diff --git a/chameleon_recsys_amd/build.py b/chameleon_recsys_amd/build.py
--- a/chameleon_recsys_amd/build.py
+++ b/chameleon_recsys_amd/build.py
@@ -6,7 +6,7 @@
 HERE = os.path.dirname(os.path.abspath(__file__))
 CSRC = os.path.join(HERE, "csrc")
 LIB = os.path.join(HERE, "libchameleon_nar.so")
-SOURCES = ["gemm.hip", "gemm_x3.hip", "gemm_p3.hip", "gemm_h2.hip", "dm_fused.hip", "gemm_b16.hip", "sampler.hip", "features.hip", "scorer.hip", "rnn.hip", "rnn_coop.hip", "optim.hip", "state.hip"]
+SOURCES = ["gemm.hip", "gemm_x3.hip", "gemm_p3.hip", "gemm_h2.hip", "dm_fused.hip", "gemm_b16.hip", "sampler.hip", "features.hip", "scorer.hip", "scorer_tail.hip", "rnn.hip", "rnn_coop.hip", "optim.hip", "state.hip"]
 FLAGS = ["--offload-arch=gfx950", "-O3", "-std=c++17", "-fPIC", "-Wall", "-Wno-unused-function"]
 FLAGS += os.environ.get("CHAM_BUILD_DEFINES", "").split()
 
diff --git a/chameleon_recsys_amd/csrc/gemm_h2.hip b/chameleon_recsys_amd/csrc/gemm_h2.hip
--- a/chameleon_recsys_amd/csrc/gemm_h2.hip
+++ b/chameleon_recsys_amd/csrc/gemm_h2.hip
@@ -1,4 +1,5 @@
 #include "gemm_shared.h"
+#include "scorer_shared.h"
 
 typedef _Float16 half8 __attribute__((ext_vector_type(8)));
 typedef short h2_s16x4 __attribute__((ext_vector_type(4)));
@@ -520,28 +521,6 @@
     h2_epilogue<EPI, TM, TNN>(p, acc, m0, n0, wm0, wn0, 0, lane);
 }
 
-__device__ __forceinline__ void h2_finish_scale(H2Scale* rec, float bound) {
-    float s = 1.f, inv = 1.f;
-    if (bound > 0.f && bound < __builtin_inff()) {
-        int e;
-        (void)frexpf(bound, &e);
-        int k = 15 - e;
-        k = k < -110 ? -110 : (k > 110 ? 110 : k);
-        s = ldexpf(1.f, k); inv = ldexpf(1.f, -k);
-    }
-    rec->scale = s; rec->inv = inv; rec->bound = bound;
-}
-
-__device__ __forceinline__ float h2_block_max(float v, float* red) {
-    v = wave_max(v);
-    const int lane = threadIdx.x & 63, w = threadIdx.x >> 6;
-    if (lane == 0) red[w] = v;
-    __syncthreads();
-    float t = 0.f;
-    for (int i = 0; i < (int)(blockDim.x >> 6); ++i) t = fmaxf(t, red[i]);
-    __syncthreads();
-    return t;
-}
 
 __global__ __launch_bounds__(256) void k_h2_scale_absmax(const float* __restrict__ x0, size_t n0, const float* __restrict__ x1, size_t n1,
                                                          H2Scale* __restrict__ rec) {
@@ -592,20 +571,9 @@
 #pragma unroll
             for (int u = 0; u < 4; ++u) v[u] = reinterpret_cast<const float4*>(X + (size_t)(r + u * stride) * ld)[hl];
 #pragma unroll
-            for (int u = 0; u < 4; ++u) {
-                float s = v[u].x * v[u].x + v[u].y * v[u].y + v[u].z * v[u].z + v[u].w * v[u].w;
-#pragma unroll
-                for (int o = 16; o > 0; o >>= 1) s += __shfl_xor(s, o, 64);
-                mx = fmaxf(mx, s);
-            }
-        }
-        for (; r < R; r += stride) {
-            const float4 v = reinterpret_cast<const float4*>(X + (size_t)r * ld)[hl];
-            float s = v.x * v.x + v.y * v.y + v.z * v.z + v.w * v.w;
-#pragma unroll
-            for (int o = 16; o > 0; o >>= 1) s += __shfl_xor(s, o, 64);
-            mx = fmaxf(mx, s);
-        }
+            for (int u = 0; u < 4; ++u) mx = fmaxf(mx, h2_rownorm_sq128(v[u]));
+        }
+        for (; r < R; r += stride) mx = fmaxf(mx, h2_rownorm_sq128(reinterpret_cast<const float4*>(X + (size_t)r * ld)[hl]));
     } else {
         for (long r = wave_g; r < R; r += nwaves) {
             float s = 0.f;
@@ -614,19 +582,7 @@
         }
     }
     mx = h2_block_max(mx, red);
-    if (threadIdx.x == 0) {
-        atomicMax(&rec->max_bits, __float_as_uint(mx));
-        __threadfence();
-        last = atomicAdd(&rec->ticket, 1u) == gridDim.x - 1 ? 1u : 0u;
-        if (last) {
-            __threadfence();
-            const float sq = __uint_as_float(atomicMax(&rec->max_bits, 0u));
-            const float b = sqrtf(sq) * (factor ? *factor : 1.f) * 1.0009765625f;
-            h2_finish_scale(rec, b);
-            if (rec_plain) h2_finish_scale(rec_plain, sqrtf(sq) * 1.0009765625f);
-            rec->max_bits = 0u; rec->ticket = 0u;
-        }
-    }
+    if (threadIdx.x == 0) h2_rownorm_fold(mx, rec, rec_plain, factor, gridDim.x, &last);
 }
 
 extern "C" int cham_h2_scale_absmax(const float* x0, size_t n0, const float* x1, size_t n1, void* rec, void* stream) {
diff --git a/chameleon_recsys_amd/csrc/scorer.hip b/chameleon_recsys_amd/csrc/scorer.hip
--- a/chameleon_recsys_amd/csrc/scorer.hip
+++ b/chameleon_recsys_amd/csrc/scorer.hip
@@ -1,4 +1,5 @@
 #include "common.h"
+#include "scorer_shared.h"
 
 __device__ __forceinline__ int cand_vrow(int bt, int c, int BT, int N, int pmax, const int* __restrict__ neg_slot) {
     if (c == 0) return BT + bt;
@@ -452,52 +453,8 @@
                                                            float* __restrict__ nov_aux , float inv_log2_base) {
     const int lane = threadIdx.x & 63, bt = blockIdx.x * 4 + (threadIdx.x >> 6);
     if (bt >= BT) return;
-    const int NC = N + 1;
-    float w[K3];
-#pragma unroll
-    for (int k = 0; k < K3; ++k) w[k] = w4[k];
-    const float bias = b4[0];
-    float mx = -INFINITY;
-    for (int c = lane; c < NC; c += 64) {
-        const T* r = S3 + ((size_t)bt * NC + c) * K3;
-        float s = 0.f;
-#pragma unroll
-        for (int k = 0; k < K3 / 4; ++k) { const float4 x = ld4(r + 4 * k); s += x.x * w[4 * k] + x.y * w[4 * k + 1] + x.z * w[4 * k + 2] + x.w * w[4 * k + 3]; }
-        s += bias;
-        logits[(size_t)bt * NC + c] = s;
-        mx = fmaxf(mx, s * inv_tau);
-    }
-    mx = wave_max(mx);
-    float sum = 0.f;
-    for (int c = lane; c < NC; c += 64) {
-        const float e = expf(logits[(size_t)bt * NC + c] * inv_tau - mx);
-        probs[(size_t)bt * NC + c] = e;
-        sum += e;
-    }
-    sum = wave_sum(sum);
-    const float inv = 1.f / sum;
-    for (int c = lane; c < NC; c += 64) probs[(size_t)bt * NC + c] *= inv;
-    float novterm = 0.f;
-    if (nov_factor > 0.f) {
-        float mxn = -INFINITY;
-        for (int c = lane; c < NC; c += 64)
-            if (c > 0) mxn = fmaxf(mxn, logits[(size_t)bt * NC + c] * inv_tau);
-        mxn = wave_max(mxn);
-        float sn = 0.f, acc = 0.f;
-        for (int c = lane; c < NC; c += 64)
-            if (c > 0) {
-                const float e = expf(logits[(size_t)bt * NC + c] * inv_tau - mxn);
-                sn += e;
-                acc += e * (-log2f(pop_norm[neg_ids[(size_t)bt * N + (c - 1)]]) * inv_log2_base);
-            }
-        sn = wave_sum(sn); acc = wave_sum(acc);
-        novterm = acc / sn;
-        if (lane == 0) { nov_aux[(size_t)bt * 3] = mxn; nov_aux[(size_t)bt * 3 + 1] = sn; nov_aux[(size_t)bt * 3 + 2] = novterm; }
-    }
-    if (lane == 0) {
-        const float z0 = logits[(size_t)bt * NC] * inv_tau;
-        nll[bt] = mask[bt] ? -((z0 - mx) - logf(sum)) - nov_factor * novterm : 0.f;
-    }
+    score_softmax_fwd_click<K3, K3, T>(S3 + (size_t)bt * (N + 1) * K3, w4, b4, bt, N, inv_tau, mask, logits, probs, nll, nov_factor, neg_ids,
+                                       pop_norm, nov_aux, inv_log2_base, lane);
 }
 
 template <int K3, typename T>
@@ -514,25 +471,8 @@
     if (row >= (size_t)BT * NC) return;
     if (sc) scale = 1.0f / (tau * sc->sum_mask);
     const int bt = (int)(row / NC), c = (int)(row % NC);
-    float g = mask[bt] ? (probs[row] - (c == 0 ? 1.f : 0.f)) * scale : 0.f;
-    if (nov_factor > 0.f && c > 0 && mask[bt]) {
-        const float q = expf(logits[row] * inv_tau - nov_aux[(size_t)bt * 3]) / nov_aux[(size_t)bt * 3 + 1];
-        const float nov_c = -log2f(pop_norm[neg_ids[(size_t)bt * N + (c - 1)]]) * inv_log2_base;
-        g -= nov_factor * scale * q * (nov_c - nov_aux[(size_t)bt * 3 + 2]);
-    }
-    ds[row] = g;
-    const T* r = S3 + row * K3;
-    T* o = dS3 + row * K3;
-#pragma unroll
-    for (int k = 0; k < K3 / 4; ++k) {
-        const float4 x = ld4(r + 4 * k);
-        float4 y;
-        y.x = g * w4[4 * k] * act_bwd_from_out(x.x, ACT_LEAKY);
-        y.y = g * w4[4 * k + 1] * act_bwd_from_out(x.y, ACT_LEAKY);
-        y.z = g * w4[4 * k + 2] * act_bwd_from_out(x.z, ACT_LEAKY);
-        y.w = g * w4[4 * k + 3] * act_bwd_from_out(x.w, ACT_LEAKY);
-        st4(o + 4 * k, y);
-    }
+    score_softmax_bwd_row<K3, T>(row, bt, c, S3 + row * K3, dS3 + row * K3, w4, probs, mask, N, scale, ds, nov_factor, neg_ids, pop_norm,
+                                 logits, inv_tau, nov_aux, inv_log2_base);
 }
 
 
diff --git a/chameleon_recsys_amd/csrc/scorer_shared.h b/chameleon_recsys_amd/csrc/scorer_shared.h
--- /dev/null
+++ b/chameleon_recsys_amd/csrc/scorer_shared.h
@@ -0,0 +1,125 @@
+#pragma once
+#include "common.h"
+
+template <int K3, int LD3, typename T>
+__device__ __forceinline__ void score_softmax_fwd_click(const T* S3p, const float* __restrict__ w4, const float* __restrict__ b4, int bt, int N,
+                                                        float inv_tau, const unsigned char* __restrict__ mask, float* __restrict__ logits,
+                                                        float* __restrict__ probs, float* __restrict__ nll, float nov_factor,
+                                                        const int64_t* __restrict__ neg_ids, const float* __restrict__ pop_norm,
+                                                        float* __restrict__ nov_aux , float inv_log2_base, int lane) {
+    const int NC = N + 1;
+    float w[K3];
+#pragma unroll
+    for (int k = 0; k < K3; ++k) w[k] = w4[k];
+    const float bias = b4[0];
+    float mx = -INFINITY;
+    for (int c = lane; c < NC; c += 64) {
+        const T* r = S3p + (size_t)c * LD3;
+        float s = 0.f;
+#pragma unroll
+        for (int k = 0; k < K3 / 4; ++k) { const float4 x = ld4(r + 4 * k); s += x.x * w[4 * k] + x.y * w[4 * k + 1] + x.z * w[4 * k + 2] + x.w * w[4 * k + 3]; }
+        s += bias;
+        logits[(size_t)bt * NC + c] = s;
+        mx = fmaxf(mx, s * inv_tau);
+    }
+    mx = wave_max(mx);
+    float sum = 0.f;
+    for (int c = lane; c < NC; c += 64) {
+        const float e = expf(logits[(size_t)bt * NC + c] * inv_tau - mx);
+        probs[(size_t)bt * NC + c] = e;
+        sum += e;
+    }
+    sum = wave_sum(sum);
+    const float inv = 1.f / sum;
+    for (int c = lane; c < NC; c += 64) probs[(size_t)bt * NC + c] *= inv;
+    float novterm = 0.f;
+    if (nov_factor > 0.f) {
+        float mxn = -INFINITY;
+        for (int c = lane; c < NC; c += 64)
+            if (c > 0) mxn = fmaxf(mxn, logits[(size_t)bt * NC + c] * inv_tau);
+        mxn = wave_max(mxn);
+        float sn = 0.f, acc = 0.f;
+        for (int c = lane; c < NC; c += 64)
+            if (c > 0) {
+                const float e = expf(logits[(size_t)bt * NC + c] * inv_tau - mxn);
+                sn += e;
+                acc += e * (-log2f(pop_norm[neg_ids[(size_t)bt * N + (c - 1)]]) * inv_log2_base);
+            }
+        sn = wave_sum(sn); acc = wave_sum(acc);
+        novterm = acc / sn;
+        if (lane == 0) { nov_aux[(size_t)bt * 3] = mxn; nov_aux[(size_t)bt * 3 + 1] = sn; nov_aux[(size_t)bt * 3 + 2] = novterm; }
+    }
+    if (lane == 0) {
+        const float z0 = logits[(size_t)bt * NC] * inv_tau;
+        nll[bt] = mask[bt] ? -((z0 - mx) - logf(sum)) - nov_factor * novterm : 0.f;
+    }
+}
+
+template <int K3, typename T>
+__device__ __forceinline__ void score_softmax_bwd_row(size_t row, int bt, int c, const T* r, T* o, const float* __restrict__ w4,
+                                                      const float* __restrict__ probs, const unsigned char* __restrict__ mask, int N, float scale,
+                                                      float* __restrict__ ds, float nov_factor, const int64_t* __restrict__ neg_ids,
+                                                      const float* __restrict__ pop_norm, const float* __restrict__ logits, float inv_tau,
+                                                      const float* __restrict__ nov_aux, float inv_log2_base) {
+    float g = mask[bt] ? (probs[row] - (c == 0 ? 1.f : 0.f)) * scale : 0.f;
+    if (nov_factor > 0.f && c > 0 && mask[bt]) {
+        const float q = expf(logits[row] * inv_tau - nov_aux[(size_t)bt * 3]) / nov_aux[(size_t)bt * 3 + 1];
+        const float nov_c = -log2f(pop_norm[neg_ids[(size_t)bt * N + (c - 1)]]) * inv_log2_base;
+        g -= nov_factor * scale * q * (nov_c - nov_aux[(size_t)bt * 3 + 2]);
+    }
+    ds[row] = g;
+#pragma unroll
+    for (int k = 0; k < K3 / 4; ++k) {
+        const float4 x = ld4(r + 4 * k);
+        float4 y;
+        y.x = g * w4[4 * k] * act_bwd_from_out(x.x, ACT_LEAKY);
+        y.y = g * w4[4 * k + 1] * act_bwd_from_out(x.y, ACT_LEAKY);
+        y.z = g * w4[4 * k + 2] * act_bwd_from_out(x.z, ACT_LEAKY);
+        y.w = g * w4[4 * k + 3] * act_bwd_from_out(x.w, ACT_LEAKY);
+        st4(o + 4 * k, y);
+    }
+}
+
+__device__ __forceinline__ void h2_finish_scale(H2Scale* rec, float bound) {
+    float s = 1.f, inv = 1.f;
+    if (bound > 0.f && bound < __builtin_inff()) {
+        int e;
+        (void)frexpf(bound, &e);
+        int k = 15 - e;
+        k = k < -110 ? -110 : (k > 110 ? 110 : k);
+        s = ldexpf(1.f, k); inv = ldexpf(1.f, -k);
+    }
+    rec->scale = s; rec->inv = inv; rec->bound = bound;
+}
+
+__device__ __forceinline__ float h2_block_max(float v, float* red) {
+    v = wave_max(v);
+    const int lane = threadIdx.x & 63, w = threadIdx.x >> 6;
+    if (lane == 0) red[w] = v;
+    __syncthreads();
+    float t = 0.f;
+    for (int i = 0; i < (int)(blockDim.x >> 6); ++i) t = fmaxf(t, red[i]);
+    __syncthreads();
+    return t;
+}
+
+__device__ __forceinline__ float h2_rownorm_sq128(const float4 v) {
+    float s = v.x * v.x + v.y * v.y + v.z * v.z + v.w * v.w;
+#pragma unroll
+    for (int o = 16; o > 0; o >>= 1) s += __shfl_xor(s, o, 64);
+    return s;
+}
+
+__device__ __forceinline__ void h2_rownorm_fold(float mx, H2Scale* rec, H2Scale* rec_plain, const float* factor, unsigned nblocks, unsigned* last) {
+    atomicMax(&rec->max_bits, __float_as_uint(mx));
+    __threadfence();
+    *last = atomicAdd(&rec->ticket, 1u) == nblocks - 1 ? 1u : 0u;
+    if (*last) {
+        __threadfence();
+        const float sq = __uint_as_float(atomicMax(&rec->max_bits, 0u));
+        const float b = sqrtf(sq) * (factor ? *factor : 1.f) * 1.0009765625f;
+        h2_finish_scale(rec, b);
+        if (rec_plain) h2_finish_scale(rec_plain, sqrtf(sq) * 1.0009765625f);
+        rec->max_bits = 0u; rec->ticket = 0u;
+    }
+}
diff --git a/chameleon_recsys_amd/csrc/scorer_tail.hip b/chameleon_recsys_amd/csrc/scorer_tail.hip
--- /dev/null
+++ b/chameleon_recsys_amd/csrc/scorer_tail.hip
@@ -0,0 +1,306 @@
+#include "gemm_shared.h"
+#include "scorer_shared.h"
+
+namespace {
+
+constexpr int TAIL_ROWS = 256, TAIL_THREADS = 512;
+constexpr int LW2 = 68, LW3 = 33, LS3 = 36, LSC = 66, LSTG = 132;
+constexpr int OFF_W2 = 0, OFF_W3 = OFF_W2 + 128 * LW2, OFF_S3 = OFF_W3 + 64 * LW3, OFF_SC = OFF_S3 + TAIL_ROWS * LS3,
+              OFF_M1 = OFF_SC + 8 * 32 * LSC, OFF_RED = OFF_M1 + 8 * 64 * 2, TAIL_LDS_FLOATS = OFF_RED + 16;
+static_assert(16 * LSTG <= 32 * LSC, "the dS1 staging half-tile must fit the wave's scratch");
+static_assert((OFF_M1 & 1) == 0 && (OFF_S3 & 3) == 0, "alignment of the mask words / the float4 rows of S3");
+
+typedef __bf16 tail_bf16x8 __attribute__((ext_vector_type(8)));
+
+struct TailParams {
+    const float* S1; const float* Ws2; const float* bs2; const float* Ws3; const float* bs3; const float* w4; const float* b4;
+    int BT, N, PW;
+    float inv_tau, tau, scale, nov_factor, inv_log2_base;
+    const unsigned char* mask; const int64_t* neg_ids; const float* pop_norm;
+    float* S2; float* S3; float* logits; float* probs; float* nll; float* nov_aux;
+    const ChamStepScalars* sc;
+    float* ds; float* dS3; float* dS2; float* dS1;
+    const float* factor; H2Scale* rec; H2Scale* rec_plain;
+};
+
+__device__ __forceinline__ void split8(const float (&x)[8], tail_bf16x8& h, tail_bf16x8& m, tail_bf16x8& l) {
+#pragma unroll
+    for (int e = 0; e < 8; ++e) { __bf16 a, b, c; split3(x[e], a, b, c); h[e] = a; m[e] = b; l[e] = c; }
+}
+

• **DIRECTIONS**: If a line in the records above contains "ticket", copy that line.

• **ANSWER TO THIS TASK**:
-        last = atomicAdd(&rec->ticket, 1u) == gridDim.x - 1 ? 1u : 0u;
-            rec->max_bits = 0u; rec->ticket = 0u;
+    *last = atomicAdd(&rec->ticket, 1u) == nblocks - 1 ? 1u : 0u;
+        rec->max_bits = 0u; rec->ticket = 0u;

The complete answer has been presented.